I understand your point but at some stage you have to accept responsibility for your own actions. Adulthood is that stage for me. You (not you personally) can’t go through life always blaming others. I don’t know her upbringing etc but since 18 years of age she is, for me, responsible for her own actions. I haven’t seen anywhere her apologising or stating her views have changed. “The Daily Telegraph reported that Begum was an "enforcer" in ISIL's "morality police", and also tried to recruit other young women to join the jihadist group.She was allowed to carry a Kalashnikov rifle and earned a reputation as a strict enforcer of ISIL's laws, such as dress codes for women. An anti-ISIL activist told The Independent that there are separate allegations of "Begum [stitching] suicide bombers into explosive vests so they could not be removed without detonating". Not exactly the behaviour of a passive follower. As I’ve said before the rights of the many out way the rights of one where that one is a potential threat and danger to the many.
I'm not saying she's not a threat. But she is British. She needs to brought home and face justice here.
ISIS declared war on the west. Get her before an international court, charging her with crimes against humanity. Problem solved.

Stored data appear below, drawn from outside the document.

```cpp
int umx_hip_ctx::infer_batch(int nb, const float *const *audio_dev, const int *n, float *const *out, unsigned flags)
{
    StageRangeCloser close_ranges_on_return;
    if (nb < 1 || nb > B || !audio_dev || !n || !out)
    {
        set_error("infer: need 1 <= n_tracks <= the context's track count and non-null argument arrays");
        return UMX_ERR_ARG;
    }
    if (int rc = check_flags(flags))
        return rc;
    unsigned long long lane_mask = 0;
    for (int ln = 0; ln < nb; ++ln)
    {
        if (!audio_dev[ln])
            continue;
        if (n[ln] < 1 || n[ln] > N)
        {
            set_error("infer_segment: need 1 <= n <= segment_samples and non-null audio");
            return UMX_ERR_ARG;
        }
        for (int s = 0; s < 4; ++s)
            if (!out[4 * ln + s])
            {
                set_error("infer_segment: null output pointer");
                return UMX_ERR_ARG;
            }
        lane_mask |= 1ull << ln;
    }
    if (!lane_mask)
    {
        set_error("infer: no active track lane");
        return UMX_ERR_ARG;
    }
    if (ph_next != -1)
    {
        set_error("infer_segment: a phased segment is open (umx_hip_segment_end first)");
        return UMX_ERR_ARG;
    }
    UMX_HIP_CHECK(hipSetDevice(device));
    const int si = next_slot();
    Slot &sl = slot[si];
    Slot &prev = slot[(si + nslots - 1) % nslots];
    hipStream_t st = sl.stream;
    int active[4], nact;
    active_list(flags, active, nact);
    last_flags = flags;
    const size_t call_idx = pending_lost ? (size_t)kBackupCalls : pending.size();
    if (call_idx >= (size_t)kBackupCalls)
    {
        pending_lost = true;
        pending.clear();
    }
    else
    {
// ... 46 lines not shown
```

umx.cpp_amd/csrc/fft4096.h:

```cpp
#pragma once
#include "common.h"

namespace umx
{

constexpr int FFT_LDS_ELEMS = NFFT + NFFT / 16;

__device__ __forceinline__ int fft_pad(int i) { return i + (i >> 4); }

__device__ __forceinline__ float2 cmul(float2 a, float2 b)
{
    return make_float2(a.x * b.x - a.y * b.y, a.x * b.y + a.y * b.x);
}
__device__ __forceinline__ float2 cmul_tw(float2 a, float2 b)
{
    return make_float2(fmaf(a.x, b.x, -(a.y * b.y)), fmaf(a.x, b.y, a.y * b.x));
}
__device__ __forceinline__ float2 cadd(float2 a, float2 b) { return make_float2(a.x + b.x, a.y + b.y); }
__device__ __forceinline__ float2 csub(float2 a, float2 b) { return make_float2(a.x - b.x, a.y - b.y); }
__device__ __forceinline__ float2 cconj(float2 a) { return make_float2(a.x, -a.y); }

template <bool INV> __device__ __forceinline__ float2 mul_w4(float2 a)
{
    return INV ? make_float2(-a.y, a.x) : make_float2(a.y, -a.x);
}

template <bool INV> __device__ __forceinline__ void fft16(float2 (&v)[16])
{
    constexpr float C1 = 0.92387953251128674f;
    constexpr float S1 = 0.38268343236508977f;
    constexpr float R2 = 0.70710678118654752f;
    constexpr float SG = INV ? 1.0f : -1.0f;
    float2 a[4][4];
#pragma unroll
    for (int r0 = 0; r0 < 4; ++r0)
    {
        float2 x0 = v[r0], x1 = v[4 + r0], x2 = v[8 + r0], x3 = v[12 + r0];
        float2 s02 = cadd(x0, x2), d02 = csub(x0, x2), s13 = cadd(x1, x3), d13 = csub(x1, x3);
        float2 rot = mul_w4<INV>(d13);
        a[r0][0] = cadd(s02, s13);
        a[r0][1] = cadd(d02, rot);
        a[r0][2] = csub(s02, s13);
        a[r0][3] = csub(d02, rot);
    }
    const float2 w1 = make_float2(C1, SG * S1), w2 = make_float2(R2, SG * R2),
                 w3 = make_float2(S1, SG * C1), w6 = make_float2(-R2, SG * R2),
                 w9 = make_float2(-C1, -SG * S1);
    a[1][1] = cmul_tw(a[1][1], w1);
    a[1][2] = cmul_tw(a[1][2], w2);
    a[1][3] = cmul_tw(a[1][3], w3);
    a[2][1] = cmul_tw(a[2][1], w2);
    a[2][2] = mul_w4<INV>(a[2][2]);
    a[2][3] = cmul_tw(a[2][3], w6);
    a[3][1] = cmul_tw(a[3][1], w3);
    a[3][2] = cmul_tw(a[3][2], w6);
    a[3][3] = cmul_tw(a[3][3], w9);
#pragma unroll
    for (int q0 = 0; q0 < 4; ++q0)
    {
        float2 x0 = a[0][q0], x1 = a[1][q0], x2 = a[2][q0], x3 = a[3][q0];
        float2 s02 = cadd(x0, x2), d02 = csub(x0, x2), s13 = cadd(x1, x3), d13 = csub(x1, x3);
        float2 rot = mul_w4<INV>(d13);
        v[q0] = cadd(s02, s13);
        v[4 + q0] = cadd(d02, rot);
        v[8 + q0] = csub(s02, s13);
        v[12 + q0] = csub(d02, rot);
    }
}

template <bool INV, bool KEEP = false>
__device__ __forceinline__ void fft4096(float2 (&v)[16], float2 *buf, const float2 *__restrict__ tw1,
                                        const float2 *__restrict__ tw2, int j)
{
    fft16<INV>(v);
#pragma unroll
    for (int q = 0; q < 16; ++q)
        buf[fft_pad((j << 4) + q)] = v[q];
    __syncthreads();
    {
        const int k = j & 15;
#pragma unroll
        for (int r = 0; r < 16; ++r)
            v[r] = buf[fft_pad(j + 256 * r)];
        __syncthreads();
#pragma unroll
        for (int r = 1; r < 16; ++r)
        {
            float2 w = tw1[r * 16 + k];
            v[r] = cmul_tw(v[r], INV ? cconj(w) : w);
        }
        fft16<INV>(v);
        const int base = ((j - k) << 4) + k;
#pragma unroll
        for (int q = 0; q < 16; ++q)
            buf[fft_pad(base + 16 * q)] = v[q];
    }
    float2 w2[16];
#pragma unroll
    for (int r = 1; r < 16; ++r)
        w2[r] = tw2[r * 256 + j];
    __syncthreads();
    {
#pragma unroll
        for (int r = 0; r < 16; ++r)
            v[r] = buf[fft_pad(j + 256 * r)];
#pragma unroll
        for (int r = 1; r < 16; ++r)
        {
            const float2 w = w2[r];
            v[r] = cmul_tw(v[r], INV ? cconj(w) : w);
        }
        fft16<INV>(v);
        if (!KEEP)
#pragma unroll
            for (int q = 0; q < 16; ++q)
                buf[fft_pad(j + 256 * q)] = v[q];
    }
    if (!KEEP)
        __syncthreads();
}

template <bool INV>
__device__ __forceinline__ void fft4096(float2 (&v)[16], float2 *buf, const float2 *__restrict__ tw1,
                                        const float2 *__restrict__ tw2)
{
    fft4096<INV>(v, buf, tw1, tw2, (int)threadIdx.x);
}

}
```

umx.cpp_amd/csrc/wiener_istft.h:

```cpp
#pragma once
#include "stft_kernels.h"
#include "wiener_kernels.h"

#ifndef WI_PROFILE
#define WI_PROFILE 0
#endif

namespace umx
{

constexpr size_t WI_LDS_BYTES = (size_t)4 * FFT_LDS_ELEMS * sizeof(float2) + NFFT * sizeof(float) + HOP * sizeof(float) + 256 * sizeof(float2);

typedef float wi_f2 __attribute__((ext_vector_type(2)));
__device__ __forceinline__ float2 ld_stream(const float2 *p)
{
    const wi_f2 v = __builtin_nontemporal_load(reinterpret_cast<const wi_f2 *>(p));
    return make_float2(v.x, v.y);
}
__device__ __forceinline__ float ld_stream(const float *p) { return __builtin_nontemporal_load(p); }

typedef unsigned wi_u2 __attribute__((ext_vector_type(2)));
typedef unsigned wi_u4 __attribute__((ext_vector_type(4)));
template <int AUX> __device__ __forceinline__ float2 bld2(__amdgpu_buffer_rsrc_t rs, int voff, int soff)
{
    const wi_u2 v = __builtin_amdgcn_raw_buffer_load_b64(rs, voff, soff, AUX);
    return make_float2(__uint_as_float(v.x), __uint_as_float(v.y));
}
template <int AUX> __device__ __forceinline__ float bld1(__amdgpu_buffer_rsrc_t rs, int voff, int soff)
{
    return __uint_as_float(__builtin_amdgcn_raw_buffer_load_b32(rs, voff, soff, AUX));
}
template <int AUX> __device__ __forceinline__ float4 bld4(__amdgpu_buffer_rsrc_t rs, int voff, int soff)
{
    const wi_u4 v = __builtin_amdgcn_raw_buffer_load_b128(rs, voff, soff, AUX);
    return make_float4(__uint_as_float(v.x), __uint_as_float(v.y), __uint_as_float(v.z), __uint_as_float(v.w));
}
__device__ __forceinline__ void bst2(__amdgpu_buffer_rsrc_t rs, int voff, int soff, float2 v)
{
    const wi_u2 t = {__float_as_uint(v.x), __float_as_uint(v.y)};
    __builtin_amdgcn_raw_buffer_store_b64(t, rs, voff, soff, 0);
}
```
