## Files before the change

### bayesflow_nddms_amd/_lib.py

```python
import ctypes
import os

from .build import SO_PATH

NDDM_OK, NDDM_ERR_NULL, NDDM_ERR_SHAPE, NDDM_ERR_PARAM, NDDM_ERR_HIP, NDDM_ERR_NO_DEVICE = range(6)
GAUSS_EXACT, GAUSS_FAST, BRIDGE, GAUSS_PACKED, STATE_F64 = 0, 1, 2, 4, 8
QUANTILE_CONDITIONAL = 1
HMC_SIGMA_FIXED = 1
ABI_VERSION = 4

_lib = None


class NddmLibraryError(ImportError):
    pass


def _declare(L):
    c = ctypes
    fp, vp = c.c_void_p, c.c_void_p
    L.nddm_abi_version.restype = c.c_int
    L.nddm_last_error.restype = c.c_char_p
    L.nddm_device_count.argtypes = [c.POINTER(c.c_int)]
    L.nddm_set_device.argtypes = [c.c_int]
    L.nddm_summary_k.restype = c.c_int
    L.nddm_model_nparams.argtypes = [c.c_int]
    L.nddm_set_tuning.argtypes = [c.c_int] * 6
    L.nddm_set_debug_trace.argtypes = [c.c_void_p, c.c_int, c.c_int]
    L.nddm_set_ordering.argtypes = [c.c_int]
    L.nddm_debug_set_slot_limit.argtypes = [c.c_int]
    L.nddm_debug_last_launch.argtypes = [c.POINTER(c.c_int32)]
    common = [c.c_int64, c.c_int32, c.c_float, c.c_int32, c.c_uint64, c.c_uint64, c.c_uint32]
    for name in ("nddm_basic_ddm_dc_simulate", "nddm_single_trial_simulate", "nddm_single_trial_alt_simulate"):
        getattr(L, name).argtypes = [fp] + common + [fp, fp, vp]
    L.nddm_alpha_not_scaled_simulate.argtypes = [fp] + common + [c.c_float, c.c_int32, fp, fp, fp, vp]
    L.nddm_explicit_boundary_simulate.argtypes = [fp, fp] + common + [fp, fp, vp]
    L.nddm_simulratcliff.argtypes = [fp, c.c_int64, c.c_int32, c.c_uint64, c.c_uint64, c.c_uint32, c.c_float, c.c_int32, fp, fp, fp, vp]
    L.nddm_wiener_log_likelihood.argtypes = [c.c_int32, fp, c.c_int64, c.c_int64, fp, c.c_int32, c.c_uint32, fp, fp, vp]
    L.nddm_wiener_cdf.argtypes = [c.c_int32, fp, c.c_int64, c.c_int64, fp, c.c_int32, c.c_uint32, fp, fp, vp]
    L.nddm_wiener_log_likelihood_grad.argtypes = [c.c_int32, fp, c.c_int64, c.c_int64, fp, c.c_int32, c.c_uint32, fp, fp, vp]
    L.nddm_wiener_marginal_log_likelihood.argtypes = [c.c_int32, fp, c.c_int64, c.c_int64, fp, c.c_int32, c.c_float, c.c_uint32, fp, fp, vp]
    L.nddm_wiener_marginal_log_likelihood_grad.argtypes = [c.c_int32, fp, c.c_int64, c.c_int64, fp, c.c_int32, c.c_float, c.c_uint32, fp, fp, vp]
    L.nddm_wiener_hmc.argtypes = [c.c_int32, fp, c.c_int64, c.c_int32, c.c_int64, c.c_int64, fp, fp, c.c_int32, c.c_int32, c.c_int32, c.c_int32,
                                  c.c_uint32, c.c_uint64, c.c_uint64, c.c_uint64, c.c_uint32, fp, fp, fp, fp, fp, vp]
    L.nddm_wiener_hmc_joint.argtypes = [c.c_int32, fp, c.c_int64, c.c_int32, c.c_int64, c.c_int64, fp, fp, fp, fp, fp, c.c_int32, c.c_int32, c.c_int32,
                                        c.c_int32, c.c_uint32, c.c_uint64, c.c_uint64, c.c_uint64, c.c_uint32, fp, fp, fp, fp, fp, fp, fp, vp]
    L.nddm_wiener_quantile.argtypes = [c.c_int32, fp, c.c_int64, c.c_int64, fp, c.c_int32, c.c_uint32, fp, vp]
    L.nddm_simulate.argtypes = [c.c_int32, fp, fp] + common + [c.c_float, c.c_int32, fp, fp, fp, vp]
    L.nddm_simulate_indirect.argtypes = [c.c_int32, fp, fp] + common[:-1] + [fp, c.c_uint32, c.c_float, c.c_int32, fp, fp, fp, vp]
    L.nddm_simulate_codes.argtypes = [c.c_int32, fp] + common[:-1] + [fp, c.c_uint32, fp, fp, fp, vp]
    L.nddm_decode_codes.argtypes = [c.c_int32, fp, fp, c.c_int64, c.c_int32, c.c_float, fp, vp]
    L.nddm_draw_prior.argtypes = [c.c_int32, c.c_int64, c.c_uint64, c.c_uint64, c.c_float, fp, vp]
    L.nddm_draw_prior_indirect.argtypes = [c.c_int32, c.c_int64, c.c_uint64, c.c_uint64, fp, c.c_float, fp, vp]
    L.nddm_graph_arena_create.argtypes = [c.POINTER(c.c_uint64)]
    L.nddm_graph_arena_bind.argtypes = [c.c_uint64, c.POINTER(c.c_uint64)]
    L.nddm_graph_arena_info.argtypes = [c.c_uint64, c.POINTER(c.c_uint64), c.POINTER(c.c_int32)]
    L.nddm_graph_arena_release.argtypes = [c.c_uint64]
    L.nddm_source_hash.restype = c.c_char_p
    L.nddm_build_info.restype = c.c_char_p
    L.nddm_debug_normals.argtypes = [fp, c.c_int64, c.c_uint32, c.c_uint32, c.c_uint32, fp, vp]
    for name in EXPORTS:
        if name not in ("nddm_last_error", "nddm_source_hash", "nddm_build_info"):
            getattr(L, name).restype = c.c_int


EXPORTS = [
    "nddm_abi_version", "nddm_last_error", "nddm_device_count", "nddm_set_device", "nddm_summary_k",
    "nddm_model_nparams", "nddm_basic_ddm_dc_simulate", "nddm_single_trial_simulate",
    "nddm_single_trial_alt_simulate", "nddm_alpha_not_scaled_simulate", "nddm_explicit_boundary_simulate",
    "nddm_simulate", "nddm_draw_prior", "nddm_debug_normals", "nddm_set_tuning", "nddm_set_debug_trace", "nddm_set_ordering",
    "nddm_release_graph_memory", "nddm_debug_set_slot_limit", "nddm_debug_last_launch",
    "nddm_simulate_indirect", "nddm_draw_prior_indirect", "nddm_source_hash", "nddm_simulate_codes", "nddm_decode_codes",
    "nddm_graph_arena_create", "nddm_graph_arena_bind", "nddm_graph_arena_info", "nddm_graph_arena_release", "nddm_build_info",
    "nddm_simulratcliff", "nddm_wiener_log_likelihood", "nddm_wiener_cdf", "nddm_wiener_quantile",
    "nddm_wiener_log_likelihood_grad", "nddm_wiener_marginal_log_likelihood", "nddm_wiener_marginal_log_likelihood_grad",
    "nddm_wiener_hmc", "nddm_wiener_hmc_joint",
]
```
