std::vector<torch::Tensor> bytes_gather(torch::Tensor data,
                                        torch::Tensor offsets,
                                        torch::Tensor rows, int64_t total) {
  TORCH_CHECK(data.is_cuda() && data.is_contiguous() && data.dim() == 1 &&
                  data.scalar_type() == torch::kUInt8,
              "bytes_gather: contiguous uint8 device data required");
  TORCH_CHECK(offsets.is_cuda() && offsets.is_contiguous() &&
                  offsets.dim() == 1 && offsets.size(0) >= 1 &&
                  offsets.scalar_type() == torch::kInt64,
              "bytes_gather: contiguous int64 device offsets required");
  TORCH_CHECK(rows.is_cuda() && rows.dim() == 1 &&
                  rows.scalar_type() == torch::kInt64,
              "bytes_gather: int64 device row indices required");
  rows = rows.contiguous();
  const int64_t n = offsets.size(0) - 1;
  const int64_t m = rows.size(0);
  auto out_offsets = torch::zeros({m + 1}, offsets.options());
  if (m == 0 || total == 0)
    return {torch::empty({0}, data.options()), out_offsets};
  auto stream = current_stream();
  auto lens = torch::empty({m}, offsets.options());
  hipLaunchKernelGGL(k_bg_lens, dim3(grid_blocks(m)), dim3(THREADS), 0,
                     stream, offsets.data_ptr<int64_t>(), n,
                     rows.data_ptr<int64_t>(), m, lens.data_ptr<int64_t>());
  HIP_CHECK(hipGetLastError());
  auto incl = out_offsets.narrow(0, 1, m);
  at::cumsum_out(incl, lens, 0);
  if (total < 0) total = out_offsets[m].item<int64_t>();
  if (total == 0) return {torch::empty({0}, data.options()), out_offsets};
  auto out_data = torch::empty({total}, data.options());
  TORCH_CHECK(((uintptr_t)out_data.data_ptr<uint8_t>() & 15) == 0,
              "bytes_gather: output must be 16-byte aligned");
  const int64_t ntiles = (total + BG_TILE - 1) / BG_TILE;
  TORCH_CHECK(ntiles < (int64_t(1) << 31), "bytes_gather: result too large");
  hipLaunchKernelGGL(k_bg_copy, dim3((uint32_t)ntiles), dim3(BG_BLOCK), 0,
                     stream, data.data_ptr<uint8_t>(), data.size(0),
                     offsets.data_ptr<int64_t>(), n,
                     rows.data_ptr<int64_t>(), m,
                     out_offsets.data_ptr<int64_t>(), total,
                     out_data.data_ptr<uint8_t>());
  HIP_CHECK(hipGetLastError());
  return {out_data, out_offsets};
}

}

She was 15 when she was groomed on the Internet and convinced to fly half way around the globe and marry a man twice her age. Just wind back a second and think how that’d have been reported if she was white and from the Home Counties. Irrespective, the entire crux of this legal wrangle isn’t about this particular woman or the emotive context of the case. It’s about our Govt basically deciding that there’s 2 levels of U.K. citizenship, one for those who are born here to U.K. born citizens and another lesser level of U.K. born citizens who’s parents happen to have been born elsewhere. As they’ve removed her citizenship and made her stateless merely based on an incorrect assumption that she had dual nationality, she doesn’t. The entire thing is made beyond parody by the fact that both of the Ministers who’ve overseen this issue would be in citizen level 2 by their own rulings, plus the current incumbent committed actual ****ing treason on foreign soil not so long ago. I despair at what this country has become in the name of populism.
I agree with those saying we should be the ones dealing with it rather than leaving the problem to Syria. It's an easy out for this country but not a solution that is very responsible internationally. The main concern I have with this though is that she was 15 and a child when she was brainwashed. That doesn't give her a free ride to then not face legal responsibility for any crimes she committed, either as a child or as a young adult, but it is an important factor. However, she was groomed online, brainwashed and then fell in love with the man who groomed her. This is not an uncommon thing to happen. The difference with this case is that her groomer was a terrorist rather than someone who groomed her just for sexual exploitation - though from what I remember she was immediately married when she left the country, so sexual exploitation likely also took place. While it is not uncommon for groomed fifteen year olds to fall in love with the men who groomed them, and even to still feel that they love them even after they are removed from the situation and to continue to support them, it is unusual for society to blame the girl when that happens. If a young girl became involved in illegal behaviour after being groomed she would still have to face the consequences of her actions, but the courts would take into account a massive amount of mitigation and seek to offer help in dealing with her brainwashing. People talk about the message it sends out, but one of the messages this decision sends out is that those girls (and boys) who are currently being groomed (and it will still be going on) will not get help but instead will be condemned for their actions. What incentive does that give them to change path before they become an even bigger danger?
Even if she gets brought back and sentenced to life imprisonment, I would begrudge the taxpayer paying for that ****.
An MI6 officer needs to take responsibility for dealing with her silently and swiftly. Syria are happy, we are happy. Not sliced and diced Saudi ‘style’, but a double tap from a very quiet Mr Glock to the temples.. in the dead of night. Live by the sword die by the sword.
I said this before when this issue was brought up and my answer is to have a media blackout on her and her family and leave her to it. If her family want to see her that desperately, let them, they can join her. She's old enough to know that her actions have consequences, she was old enough at 15 to know that too. She can't have it both ways. How can anyone sane enough allow someone who admitted that beheadings didn't faze her and that Isis were/are in the right, back in this country. How could you live with yourself if she was allowed back in and then she did something horrific.
The problem is that known Isis fighters have been allowed back into the country but the government has picked a teenage ISIS bride to make an example of. At the end of the day she is a British citizen who lived her entire life in this country before heading to Syria. She is therefore our problem to deal with. What she did is within the remit of the British courts to deal with, so they should
Always wondered, why don't we go about tossing MI6 at things, shouldn't this chick have been blown to smithereens out there? Why are the Americans always popping off their targets, but all ours are washing Kurdish pants in a refugee camp. If everyone wants to get emotional about this, jesus, bring her home and charge her with treason then. Make a Begum law, fire her into the North Atlantic.